Cette soirée s’inscrit dans un ensemble d’événements qui ont eu lieu le 19 juin simultanément à New York, Quito, Buenos Aires, Berlin, Belgrade, Madrid, Bruxelles et Naples, sous le titre First they came for Assange… en référence au poème de Martin Niemöller, et dénonçant - tout comme le rapport de l’ONU rendu public le 5 février 2016 - la situation de « détention arbitraire » de Julian Assange, enfermé dans l’Ambassade d’Equateur à Londres depuis quatre ans.

 

Quand ils sont venus chercher les communistes,
je n'ai rien dit,
je n'étais pas communiste.
Quand ils sont venus chercher les syndicalistes,
je n'ai rien dit,
je n'étais pas  syndicaliste.
Quand ils sont venus chercher les juifs,
je n'ai rien dit,
je n'étais pas juif.
Quand ils sont venus chercher les catholiques,
je n'ai rien dit,
je n'étais pas catholique.
Et, puis ils sont venus me chercher.
Et il ne restait plus personne pour protester.

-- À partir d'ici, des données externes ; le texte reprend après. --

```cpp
template <typename T>
__global__ __launch_bounds__(256) void k_wgrad_mfma(const T* __restrict__ x, int ldx, const T* __restrict__ dy, int ldy,
                                                    float* __restrict__ dwp, int Kpad, int N, int H, int W, int Cin,
                                                    int OH, int OW, int Cout, int k, int stride, int ci_tiles,
                                                    long slab_pix) {
    using ops = mfma_ops<T>;
    using frag = typename ops::frag;
    __shared__ __attribute__((aligned(16))) T lds_y[64][WG_LDSROW];
    __shared__ __attribute__((aligned(16))) T lds_x[64][WG_LDSROW];

    const int tid = threadIdx.x, lane = tid & 63, wave = tid >> 6;
    const int co0 = blockIdx.x * 64;
    const int tapi = blockIdx.y / ci_tiles;
    const int ci0 = (blockIdx.y - tapi * ci_tiles) * 64;
    const int kh = tapi / k, kw = tapi - kh * k, pad = k / 2;
    const long P = (long)N * OH * OW;
    const long q0 = (long)blockIdx.z * slab_pix;
    long q1 = q0 + slab_pix;
    if (q1 > P) q1 = P;
    const int steps = (int)((q1 - q0 + WG_BP - 1) / WG_BP);

    const int pix = tid & 31, seg = tid >> 5;
    const bool yv = co0 + seg * 8 < Cout, xv = ci0 + seg * 8 < Cin;

    uint4 ry, rx;
    auto gload = [&](int s) {
        long q = q0 + (long)s * WG_BP + pix;
        ry = make_uint4(0, 0, 0, 0);
        rx = make_uint4(0, 0, 0, 0);
        if (q < q1) {
            int ow = (int)(q % OW);
            long t2 = q / OW;
            int oh = (int)(t2 % OH);
            long n = t2 / OH;
            if (yv) ry = *reinterpret_cast<const uint4*>(dy + q * ldy + co0 + seg * 8);
            int ih = oh * stride + kh - pad, iw = ow * stride + kw - pad;
            if (xv && ih >= 0 && ih < H && iw >= 0 && iw < W)
                rx = *reinterpret_cast<const uint4*>(x + ((n * H + ih) * (long)W + iw) * ldx + ci0 + seg * 8);
        }
    };
    auto lstore = [&]() {
        const T* py = reinterpret_cast<const T*>(&ry);
        const T* px = reinterpret_cast<const T*>(&rx);
#pragma unroll
        for (int j = 0; j < 8; ++j) {
            lds_y[seg * 8 + j][pix] = py[j];
            lds_x[seg * 8 + j][pix] = px[j];
        }
    };

    const int wc = wave >> 1, wi = wave & 1;
    const int fr = lane & 15, fk = (lane >> 4) * 8;
    f32x4 acc[2][2];
#pragma unroll
    for (int i = 0; i < 2; ++i)
#pragma unroll
        for (int j = 0; j < 2; ++j) acc[i][j] = (f32x4){0.f, 0.f, 0.f, 0.f};

    if (steps > 0) gload(0);
    for (int s = 0; s < steps; ++s) {
        __syncthreads();
        lstore();
        __syncthreads();
        if (s + 1 < steps) gload(s + 1);
        frag fa[2], fb[2];
#pragma unroll
        for (int i = 0; i < 2; ++i) fa[i] = *reinterpret_cast<const frag*>(&lds_y[wc * 32 + i * 16 + fr][fk]);
#pragma unroll
        for (int j = 0; j < 2; ++j) fb[j] = *reinterpret_cast<const frag*>(&lds_x[wi * 32 + j * 16 + fr][fk]);
#pragma unroll
        for (int i = 0; i < 2; ++i)
#pragma unroll
            for (int j = 0; j < 2; ++j) acc[i][j] = ops::mma(fa[i], fb[j], acc[i][j]);
    }

#pragma unroll
    for (int i = 0; i < 2; ++i)
#pragma unroll
        for (int j = 0; j < 2; ++j) {
            int ci = ci0 + wi * 32 + j * 16 + fr;
            if (ci >= Cin) continue;
#pragma unroll
            for (int r = 0; r < 4; ++r) {
                int co = co0 + wc * 32 + i * 16 + (lane >> 4) * 4 + r;
                if (co < Cout) atomicAdd(dwp + (long)co * Kpad + tapi * Cin + ci, acc[i][j][r]);
            }
        }
}

template <typename T, int WGM, int WGN, int WM, int WN>
void launch_tile(const GeomDev& d, const void* src, const void* wm, const float* bias, void* dst, int accumulate,
                 hipStream_t st) {
    constexpr int BN = WGN * WN * 16;
    long pix = (long)d.N * d.Hg * d.Wg;
    int tm = (int)((pix + BM - 1) / BM), tn = (d.Cd + BN - 1) / BN;
    dim3 grid(tm * tn);
    int mode = d.Cs < BK ? 1 : (d.Cs % BK == 0 ? 2 : 0);
    if (mode == 2 && d.dma) mode = 3;
#define CONV_LAUNCH(ACC_, SM_)                                                                                        \
    hipLaunchKernelGGL((k_conv_mfma<T, WGM, WGN, WM, WN, ACC_, SM_>), grid, dim3(256), 0, st, d, (const T*)src,       \
                       (const T*)wm, bias, (T*)dst, tn)
    if (accumulate) { if (mode == 1) CONV_LAUNCH(true, 1); else if (mode == 2) CONV_LAUNCH(true, 2); else if (mode == 3) CONV_LAUNCH(true, 3); else CONV_LAUNCH(true, 0); }
    else { if (mode == 1) CONV_LAUNCH(false, 1); else if (mode == 2) CONV_LAUNCH(false, 2); else if (mode == 3) CONV_LAUNCH(false, 3); else CONV_LAUNCH(false, 0); }
#undef CONV_LAUNCH
}

int conv_tile_bn(const GeomDev& d_in) {
    const long tm = ((long)d_in.N * d_in.Hg * d_in.Wg + BM - 1) / BM;
    auto blocks = [&](int bn) { return tm * ((d_in.Cd + bn - 1) / bn); };
    int bn = d_in.Cd > 64 ? 128 : (d_in.Cd > 32 ? 64 : 32);
    const long src_bytes = (long)d_in.N * d_in.Hs * d_in.Ws * d_in.lds * 2;
    if (bn == 128 && d_in.ntaps == 1 && src_bytes <= (128L << 20)) bn = 64;
    while (bn > 32 && blocks(bn) < 256) bn >>= 1;
    const ConvTune& tu = conv_tune();
    if (tu.bn == 32 || tu.bn == 64 || tu.bn == 128) bn = tu.bn;
    return bn;
}

template <typename T>
void launch_conv_t(const GeomDev& d_in, const void* src, const void* wm, const float* bias, void* dst, int accumulate,
                   hipStream_t st) {
    const int bn = conv_tile_bn(d_in);
    GeomDev d = d_in;
    const ConvTune& tu = conv_tune();
    if (tu.tap_inner >= 0) d.tap_inner = tu.tap_inner;
    if (tu.dma >= 0) d.dma = tu.dma;
    if (bn == 128) launch_tile<T, 2, 2, 4, 4>(d, src, wm, bias, dst, accumulate, st);
    else if (bn == 64) launch_tile<T, 2, 2, 4, 2>(d, src, wm, bias, dst, accumulate, st);
    else launch_tile<T, 4, 1, 2, 2>(d, src, wm, bias, dst, accumulate, st);
}

bool al16(const void* p) { return (reinterpret_cast<uintptr_t>(p) & 15) == 0; }

}

extern "C" int yolo_conv_tune_set(int bn, int tap_inner, int halo, int dma, int ring, int bm, int nst, int bk) {
    ConvTune& t = conv_tune();
    t.bn = bn; t.tap_inner = tap_inner; t.halo = halo; t.dma = dma; t.ring = ring; t.bm = bm; t.nst = nst; t.bk = bk;
    return YOLO_OK;
}

static int& wide_state() {
    static int v = [] { const char* e = getenv("YOLO_CONV_WIDE"); const int m = e ? atoi(e) : 2; return m < 0 ? 0 : m > 2 ? 2 : m; }();
    return v;
}
int conv_wide_flag() { return wide_state(); }
extern "C" int yolo_conv_wide_set(int on) { wide_state() = on < 0 ? 0 : on > 2 ? 2 : on; return YOLO_OK; }

int mfma_conv_eligible(const ConvGeom& g, int dtype, const void* src, const void* wm, const void* dst) {
    if (dtype != YOLO_BF16 && dtype != YOLO_F16) return 0;
    if (g.Cs % 8 || g.lds % 8 || g.Cd % 8 || g.ldd % 4) return 0;
    if ((long)g.N * g.Hs * g.Ws * g.lds + (long)(g.Ws + 1) * g.lds >= (1L << 30)) return 0;
    if ((long)g.N * g.Hg * g.Wg + 256 >= (1L << 31) || (long)g.Cd * g.Kpad >= (1L << 30)) return 0;
    if (!al16(src) || !al16(wm) || (reinterpret_cast<uintptr_t>(dst) & 7)) return 0;
    for (int t = 0; t < g.ntaps; ++t)
        if (g.dh[t] < -1 || g.dh[t] > 1 || g.dw[t] < -1 || g.dw[t] > 1) return 0;
    return 1;
}

static int halo_variant(const ConvGeom& g) {
    const int v = conv_tune().halo;
    if (!halo_conv_eligible(g)) return 0;
    if (v >= 0 && v <= 4) return v;
    if ((long)g.Hg * g.Wg >= 80 * 80) return g.Cd >= 128 ? 2 : 3;
    if (g.Hg >= 40 && g.Wg >= 40 && g.Cd == 128) return 1;
    return 0;
}

static int rows_variant(const ConvGeom& g) {
    const int v = conv_tune().halo;
    const int el = rows_conv_eligible(g);
    if (!el) return 0;
    if ((v >= 0 && v < 5) || v == 9) return 0;
    if (el == 3) return (v == 16 || ((v < 0 || v == 5) && g.Cs % 32 == 0)) ? 7 : 0;
    if (v == 14) return 6;
    if (el != 1) return (v < 0 || v == 5) && g.Cd == 64 && g.Cs >= 64 ? 6 : 0;
    if (v == 6) return 1;
    if (v == 7) return g.Cd > 64 ? 2 : 1;
    if (v == 8) return 3;
    if (v == 12) return 4;
    if (g.Wg == 40) return 4;
    const long wgs = (long)g.N * ((g.Hg + 3) / 4) * ((g.Cd + 63) / 64);
    return wgs >= 512 ? 4 : 3;
}

int mfma_conv_plan(const ConvGeom& g, int dtype) {
    static const long long dummy[2] = {0, 0};
    if (const int rv = rows_variant(g)) return 4000 + rv;
    if (const int hv = halo_variant(g)) return 2000 + hv;
    if (ring_conv_eligible(g, dtype, dummy, dummy, dummy)) return ring_conv_plan(&g, 1);
    return 1000 + conv_tile_bn(to_dev(g));
}

int mfma_conv_launch(const ConvGeom& g, const void* src, const void* wm, const float* bias, void* dst, int accumulate,
                     int dtype, hipStream_t st) {
    if ((long)g.N * g.Hg * g.Wg == 0) return YOLO_OK;
    if (const int rv = rows_variant(g)) return rows_conv_launch(g, rv, src, wm, bias, dst, accumulate, dtype, st);
    if (const int hv = halo_variant(g)) return halo_conv_launch(g, hv, src, wm, bias, dst, accumulate, dtype, st);
    if (ring_conv_eligible(g, dtype, src, wm, dst)) {
        const long off0 = 0;
        return ring_conv_launch(&g, 1, &off0, (long)g.Cd * g.Kpad, src, wm, bias, dst, accumulate, dtype, st);
    }
    GeomDev d = to_dev(g);
    if (dtype == YOLO_BF16) launch_conv_t<bf16_t>(d, src, wm, bias, dst, accumulate, st);
    else launch_conv_t<f16_t>(d, src, wm, bias, dst, accumulate, st);
    return YOLO_LAUNCH_CHECK();
}

int mfma_wgrad_eligible(int Cin, int Cout, int ldx, int ldy, int dtype, const void* x, const void* dy) {
    if (dtype != YOLO_BF16 && dtype != YOLO_F16) return 0;
    if (Cin % 8 || Cout % 8 || ldx % 8 || ldy % 8) return 0;
    return al16(x) && al16(dy);
}

int mfma_wgrad_launch(const void* x, int ldx, const void* dy, int ldy, float* dwp, int Kpad, int N, int H, int W,
                      int Cin, int OH, int OW, int Cout, int k, int stride, int dtype, hipStream_t st) {
    long P = (long)N * OH * OW;
    if (P == 0) return YOLO_OK;
    int cot = (Cout + 63) / 64, cit = (Cin + 63) / 64, nt = k * k;
    long tiles = (long)cot * cit * nt;
    long max_slabs = 4096 / tiles;
    if (max_slabs < 1) max_slabs = 1;
    long slab = (P + max_slabs - 1) / max_slabs;
    if (slab < 1024) slab = 1024;
    slab = (slab + WG_BP - 1) / WG_BP * WG_BP;
    int nslab = (int)((P + slab - 1) / slab);
    dim3 grid(cot, cit * nt, nslab);
    if (dtype == YOLO_BF16)
        hipLaunchKernelGGL((k_wgrad_mfma<bf16_t>), grid, dim3(256), 0, st, (const bf16_t*)x, ldx, (const bf16_t*)dy, ldy,
                           dwp, Kpad, N, H, W, Cin, OH, OW, Cout, k, stride, cit, slab);
    else
        hipLaunchKernelGGL((k_wgrad_mfma<f16_t>), grid, dim3(256), 0, st, (const f16_t*)x, ldx, (const f16_t*)dy, ldy,
                           dwp, Kpad, N, H, W, Cin, OH, OW, Cout, k, stride, cit, slab);
    return YOLO_LAUNCH_CHECK();
}
```

Measured before the change: 3062 images/s.

## Add weight-resident persistent 1x1 conv kernel for large low-channel layers

Adds a new 1x1 convolution kernel that loads the full weight panel for a tile of output channels into LDS once. Each persistent workgroup then streams many 128-pixel activation blocks through a 4-slot LDS ring using buffer-load-to-LDS DMA. It is enabled by default for large-pixel-count 1x1 convs with small input channels, aiming to cut repeated weight loads and per-tile launch overhead. The trade-offs are higher LDS use, which may lower occupancy, and a fixed grid sized from the CU count, which may leave some CUs with uneven work.

Result: no change. 3066 images/s, median of 5 (+0.1%).

```diff
diff --git a/custom-yolo-implmentation_amd/csrc/conv_mfma.hip b/custom-yolo-implmentation_amd/csrc/conv_mfma.hip
--- a/custom-yolo-implmentation_amd/csrc/conv_mfma.hip
+++ b/custom-yolo-implmentation_amd/csrc/conv_mfma.hip
@@ -10,6 +10,9 @@
                      int dtype, hipStream_t st);
 int halo_conv_launch(const ConvGeom& g, int variant, const void* src, const void* wm, const float* bias, void* dst,
                      int accumulate, int dtype, hipStream_t st);
+int wres_conv_eligible(const ConvGeom& g, int bn);
+int wres_conv_launch(const ConvGeom& g, int bn, const void* src, const void* wm, const float* bias, void* dst, int accumulate,
+                     int dtype, hipStream_t st);
 
 ConvTune& conv_tune() {
     static ConvTune t = [] {
@@ -457,8 +460,13 @@
     return 1;
 }
 
+static int family_tune() {
+    const int v = conv_tune().halo;
+    return v >= 20 ? -1 : v;
+}
+
 static int halo_variant(const ConvGeom& g) {
-    const int v = conv_tune().halo;
+    const int v = family_tune();
     if (!halo_conv_eligible(g)) return 0;
     if (v >= 0 && v <= 4) return v;
     if ((long)g.Hg * g.Wg >= 80 * 80) return g.Cd >= 128 ? 2 : 3;
@@ -467,7 +475,7 @@
 }
 
 static int rows_variant(const ConvGeom& g) {
-    const int v = conv_tune().halo;
+    const int v = family_tune();
     const int el = rows_conv_eligible(g);
     if (!el) return 0;
     if ((v >= 0 && v < 5) || v == 9) return 0;
@@ -483,8 +491,25 @@
     return wgs >= 512 ? 4 : 3;
 }
 
+static int wres_default_on() {
+    static const int v = [] { const char* e = getenv("YOLO_CONV_WRES"); return e ? atoi(e) != 0 : 1; }();
+    return v;
+}
+static int wres_variant(const ConvGeom& g) {
+    const ConvTune& tu = conv_tune();
+    const int v = tu.halo;
+    if (v >= 0 && v <= 20) return 0;
+    if (v >= 22 && v <= 24) return wres_conv_eligible(g, 32 << (v - 22));
+    if (v == 21) return wres_conv_eligible(g, 0);
+    if (!wres_default_on() || tu.bn != 0 || tu.ring == 1) return 0;
+    if ((long)g.N * g.Hg * g.Wg < 100000) return 0;
+    if (!(g.Cs <= 96 || (g.Cd >= 256 && g.Cs <= 192))) return 0;
+    return wres_conv_eligible(g, 0);
+}
+
 int mfma_conv_plan(const ConvGeom& g, int dtype) {
     static const long long dummy[2] = {0, 0};
+    if (const int wv = wres_variant(g)) return 6000 + wv;
     if (const int rv = rows_variant(g)) return 4000 + rv;
     if (const int hv = halo_variant(g)) return 2000 + hv;
     if (ring_conv_eligible(g, dtype, dummy, dummy, dummy)) return ring_conv_plan(&g, 1);
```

Poème attribué au Pasteur Martin Niemöller
Ecrit à Dachau en 1942

 

Extrait de l'intervention Edwy Plenel (Journaliste Médiapart) :

« La force de Julien Assange en créant Wikileaks, c’est d’avoir compris que la révolution numérique est un champ de bataille, qu’elle pouvait être une arme contre les peuples mais qu’elle pouvait être aussi une immense arme des peuples contre les pouvoirs (…) un moment de grand potentiel d’appropriation d’un savoir commun »

« Nous pouvons les bombarder d’informations, et les mettre à nue, les montrer dans leur fragilité insigne et leurs irresponsabilités profonde, dans leurs incompétences véritables »

 

Extrait de l'intervention de Noam Chomsky (linguiste,philosophe):

[Il cite Samuel Huntington, ancien conseiller du gouvernement américain]:

«  Les architectes du pouvoir aux Etats Unis, doivent créer une force, qui doit pouvoir être consentie, mais non vue. Le pouvoir reste fort quand il reste dans l’ombre.

Exposé en pleine lumière, il commence à s’évaporer.»

(S. Huntignton)

« (…) et il a donné des exemples parlants, à propos de la vraie nature de la guerre froide. Il parlait de l’intervention militaire américaine à l’étranger, et il a fait la remarque suivante : « vous pourriez avoir à vendre, une intervention où d’autres actions militaires, en créant l’impression fausse selon laquelle c’est l’Union Soviétique qui est à combattre . C’est ce que les Etats-Unis font depuis la doctrine de Truman » et il a donné beaucoup d’illustrations de ce principe directeur »

«Julian Assange a commis le crime terrible d’exposer le pouvoir en pleine lumière, ce qui peut provoquer l’évaporation du pouvoir, si la population se saisit de l’opportunité pour devenir les citoyens indépendants d’une société libre, plutôt que les sujets d’un maître qui agit en secret.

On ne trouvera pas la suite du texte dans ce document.